**Exercise brief**
Transcribe the records word for word, beginning with the first line and ending with the line that contains "if (tris != ctx->vb_plan_tris"; include nothing else.

**Provided records**
int ehr::vbuf_chain(ehr_ctx* ctx, const float* verts, const int32_t* tris, const int32_t* vert_link, const int32_t* opp, float* mvp, const float* ref, int B, int L, int V,
                    int T, int H, int W, float* mask, float* loss, float* grad_mvp, const StepHead* head,
                    const StepTail* tail, hipStream_t stream, int multi_views) {
    const bool multi = multi_views > 0;
    if (tris != ctx->vb_plan_tris || opp != ctx->vb_plan_opp || verts != ctx->vb_plan_verts)
        return fail(EHR_ERR_INVALID, "fused op: the scene arrays differ from the planned ones; call ehr_fused_plan again");
    BinGeom g = make_geom(H, W, L);
    long long* const facc_all = (long long*)ctx->vb_acc.ptr;
    const int acc_stride = vb_acc_stride(L);
    int* meta = vb_acc_meta(facc_all, B, L);
    int* const lbox_all = (int*)ctx->vb_units.ptr;
    VbItem* spill = (VbItem*)ctx->vb_spill.ptr;
    const int NC = ctx->vb_nc, NC1 = std::max(NC, 1);
    const auto [cl, si] = vb_cluster_index(ctx->vb_clus, NC, L);
    const int Bc = std::max(1, std::min(ctx->vb_chunk, B));
    VbHeavy hv = vb_heavy(ctx->vb_heavy.ptr, (size_t)Bc * L * g.nt);

    hipEvent_t* ev = nullptr;
    if (ctx->timing) {
        const size_t need = ctx->ev_used + EHR_FUSED_STAGES + 1;
        while (ctx->ev.size() < need) {
            hipEvent_t e;
            EHR_HIP(hipEventCreate(&e));
            ctx->ev.push_back(e);
        }
        ev = ctx->ev.data() + ctx->ev_used;
        ctx->ev_used = need;
        EHR_HIP(hipEventRecord(ev[0], stream));
    }
    const float* const weight = ctx->vb_weight;
    const int vec_ok = ((W & 3) == 0) && (((uintptr_t)ref & 15) == 0) && (!mask || ((uintptr_t)mask & 15) == 0) &&
                       (((uintptr_t)weight & 15) == 0);
    const int job_wgs = vb_xcd_round_up(ctx->num_cus * VB_JOB_GRID);
    hv.mcap = std::min(VB_MED_CAP, 2 * job_wgs);
    hv.heavy_base = VB_HEAVY_T_DEFAULT;
    hv.heavy_max = job_wgs / 2;
    const bool sparse = ctx->vb_ref != nullptr && ctx->vb_ref == ref && ctx->vb_ref_views == (multi ? multi_views : B);
    const long long* const tsum_all = sparse ? (const long long*)ctx->vb_refsum.ptr : nullptr;
    const long long* const vtot_all = sparse ? tsum_all + (size_t)B * g.nt : nullptr;
    const int* const ref_flag = sparse ? (const int*)(vtot_all + B) : nullptr;
    const bool with_slow = !tail || ctx->vb_slow_needed;
    VbSlots sl = vb_slots(ctx->vb_jobs.ptr, (size_t)ctx->vb_jcap, (size_t)Bc * L);
    if (!with_slow) sl.slow_list = nullptr;
    const bool lazy = ctx->vb_lazy;
    float4* const posc = lazy ? nullptr : (float4*)ctx->vb_posc.ptr;
    const int nvb = lazy ? 0 : (std::max(V, 1) + 255) / 256;
    const int nitems = nvb + (NC + 3) / 4;
    for (int b0 = 0; b0 < B; b0 += Bc) {
        const int Bk = std::min(Bc, B - b0);
        const bool first_chunk = b0 == 0, last_chunk = b0 + Bk == B;
        const bool time_it = ev && last_chunk;
        long long* facc = facc_all + (size_t)b0 * acc_stride;
        int* lbox = lbox_all + (size_t)VB_LBOX_STRIDE * b0 * L;
        float* mvp_k = mvp + (size_t)b0 * L * 16;
        const float* ref_k = multi ? ref : ref + (size_t)b0 * H * W;
        float* mask_k = mask ? mask + (size_t)b0 * H * W : nullptr;
        const VbRecs recs = vb_recs(ctx->vb_boxes.ptr, Bk, NC1);
        const VbVertexGrid vg = vb_vertex_grid(ctx->num_cus, nitems, Bk);
        const dim3 vgrid(vg.gx * Bk);
        const int nacc_ints = 2 * Bk * acc_stride;
        const int role = first_chunk ? VB_ROLE_FIRST_CHUNK : VB_ROLE_LATER_CHUNK;
        if (head && multi) {
            StepHead hk = *head;
            hk.view0 = b0;
            hk.nviews = multi_views;
            vb_vertex_kernel<true, true><<<vgrid, 256, 0, stream>>>(verts, vert_link, tris, cl, hk, mvp_k, V, nvb, g, posc, recs, lbox,
                                                                   (int*)facc, nacc_ints, meta, Bk, vg.gx, vg.xcd_views, hv, role);
        } else if (head) {
            StepHead hk = *head;
            hk.link_poses = head->link_poses + (size_t)b0 * L * 16;
            vb_vertex_kernel<true><<<vgrid, 256, 0, stream>>>(verts, vert_link, tris, cl, hk, mvp_k, V, nvb, g, posc, recs, lbox,
                                                             (int*)facc, nacc_ints, meta, Bk, vg.gx, vg.xcd_views, hv, role);
        } else {
            StepHead none = {};
            vb_vertex_kernel<false><<<vgrid, 256, 0, stream>>>(verts, vert_link, tris, cl, none, mvp_k, V, nvb, g, posc, recs,
                                                              lbox, (int*)facc, nacc_ints, meta, Bk, vg.gx, vg.xcd_views, hv, role);
        }
        EHR_LAUNCH_CHECK();
        if (time_it) EHR_HIP(hipEventRecord(ev[1], stream));
        VbResolveArgs rq;
        rq.verts = verts; rq.mvp = mvp_k; rq.posc = posc; rq.V = V; rq.L = L; rq.W = W; rq.H = H;
        rq.tri4 = (const int4*)ctx->vb_idx.ptr;
        rq.opp4 = (const int4*)ctx->vb_idx.ptr + T;
        rq.T = T;
        rq.sl = sl;
        rq.spill = spill;
        rq.spill_cap = ctx->vb_spill_cap;
        rq.meta = meta;
        rq.want_grad = grad_mvp ? 1 : 0;
        VbJobParams jp = {};
        jp.g = g; jp.B = Bk; jp.cl = cl; jp.si = si; jp.rc = recs; jp.lbox = lbox; jp.hv = hv;
        jp.use_hint = Bc == B;
        jp.heavy_t = VB_HEAVY_T_DEFAULT;
        jp.med_t0 = VB_MED_T_DEFAULT;
        jp.rq = rq;
        if (lazy)
            vb_job_kernel<false, true><<<job_wgs, 256, 0, stream>>>(jp);
        else
            vb_job_kernel<false><<<job_wgs, 256, 0, stream>>>(jp);
        EHR_LAUNCH_CHECK();
        if (with_slow) {
            vb_slow_kernel<<<VB_SLOW_GRID, 256, 0, stream>>>(rq, recs, cl.NC, si.cvidx, cl.coff);
            EHR_LAUNCH_CHECK();
        }
        if (time_it) {
            for (int k = 2; k <= 4; k++) EHR_HIP(hipEventRecord(ev[k], stream));
        }
        int nwg = ctx->num_cus * VB_COMPOSITE_GRID;
        if (!sparse) nwg = std::min(nwg, (Bk * g.nt + 3) / 4);
        nwg = std::max(VB_XCDS, vb_xcd_round_up(nwg));
        const size_t dyn = (2 * (size_t)Bk * L + 1) * sizeof(int);
        const bool fill = sparse && mask_k != nullptr;
        VbCompArgs ca;
        ca.g = g; ca.B = Bk; ca.mvp = mvp_k; ca.V = V; ca.verts = verts; ca.sl = sl; ca.ref = ref_k; ca.mask = mask_k; ca.facc = facc;
        ca.nls = VB_LOSS_SLOTS; ca.want_grad = rq.want_grad; ca.vec_ok = vec_ok; ca.spill = spill; ca.spill_cap = ctx->vb_spill_cap;
        ca.meta = meta;
        ca.tsum = sparse ? tsum_all + (size_t)b0 * g.nt : nullptr;
        ca.ref_flag = ref_flag; ca.loss = loss; ca.grad_mvp = grad_mvp;
        ca.do_finish = (last_chunk && !multi) ? 1 : 0; ca.B_all = B; ca.facc_all = facc_all; ca.vtot_all = vtot_all; ca.lbox_all = lbox_all;
        const VbWeight wt = {weight, b0, weight ? ctx->vb_weight_views : 1};
#define VB_COMPOSITE_W(TAILV, FILLV, SHAREDV, tailarg, sharg)                                                      \
    do {                                                                                                             \
        if (weight)                                                                                                  \
            vb_composite_kernel<TAILV, FILLV, SHAREDV, true><<<nwg, 256, dyn, stream>>>(ca, tailarg, sharg, wt);     \
        else                                                                                                         \
            vb_composite_kernel<TAILV, FILLV, SHAREDV><<<nwg, 256, dyn, stream>>>(ca, tailarg, sharg, wt);           \
    } while (0)
#define VB_COMPOSITE(TAILV, FILLV, tailarg) VB_COMPOSITE_W(TAILV, FILLV, false, tailarg, (VbSharedRef{0, 1}))
        StepTail none = {};
        if (multi) {
            const VbSharedRef sh = {b0, multi_views};
            if (fill)
                VB_COMPOSITE_W(false, true, true, none, sh);
            else
                VB_COMPOSITE_W(false, false, true, none, sh);
        } else if (tail) {
            if (fill) VB_COMPOSITE(true, true, *tail); else VB_COMPOSITE(true, false, *tail);
        } else {
            if (fill) VB_COMPOSITE(false, true, none); else VB_COMPOSITE(false, false, none);
        }
#undef VB_COMPOSITE
#undef VB_COMPOSITE_W
        EHR_LAUNCH_CHECK();
    }
    if (ev) EHR_HIP(hipEventRecord(ev[5], stream));
    if (multi) {
        MultiFinish mf;
        mf.facc_all = facc_all; mf.vtot_all = vtot_all; mf.ref_flag = ref_flag; mf.loss = loss; mf.grad_mvp = grad_mvp;
        mf.meta = meta; mf.lbox_all = lbox_all; mf.P = B / multi_views; mf.Bv = multi_views; mf.nls = VB_LOSS_SLOTS; mf.g = g;
        vb_finish_multi_kernel<<<mf.P, 256, 0, stream>>>(mf, *tail);
        EHR_LAUNCH_CHECK();
    }
    if (ev) {
        for (int k = 6; k <= 7; k++) EHR_HIP(hipEventRecord(ev[k], stream));
    }
    return EHR_OK;
}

**Worked solution**
int ehr::vbuf_chain(ehr_ctx* ctx, const float* verts, const int32_t* tris, const int32_t* vert_link, const int32_t* opp, float* mvp, const float* ref, int B, int L, int V,
                    int T, int H, int W, float* mask, float* loss, float* grad_mvp, const StepHead* head,
                    const StepTail* tail, hipStream_t stream, int multi_views) {
    const bool multi = multi_views > 0;
    if (tris != ctx->vb_plan_tris || opp != ctx->vb_plan_opp || verts != ctx->vb_plan_verts)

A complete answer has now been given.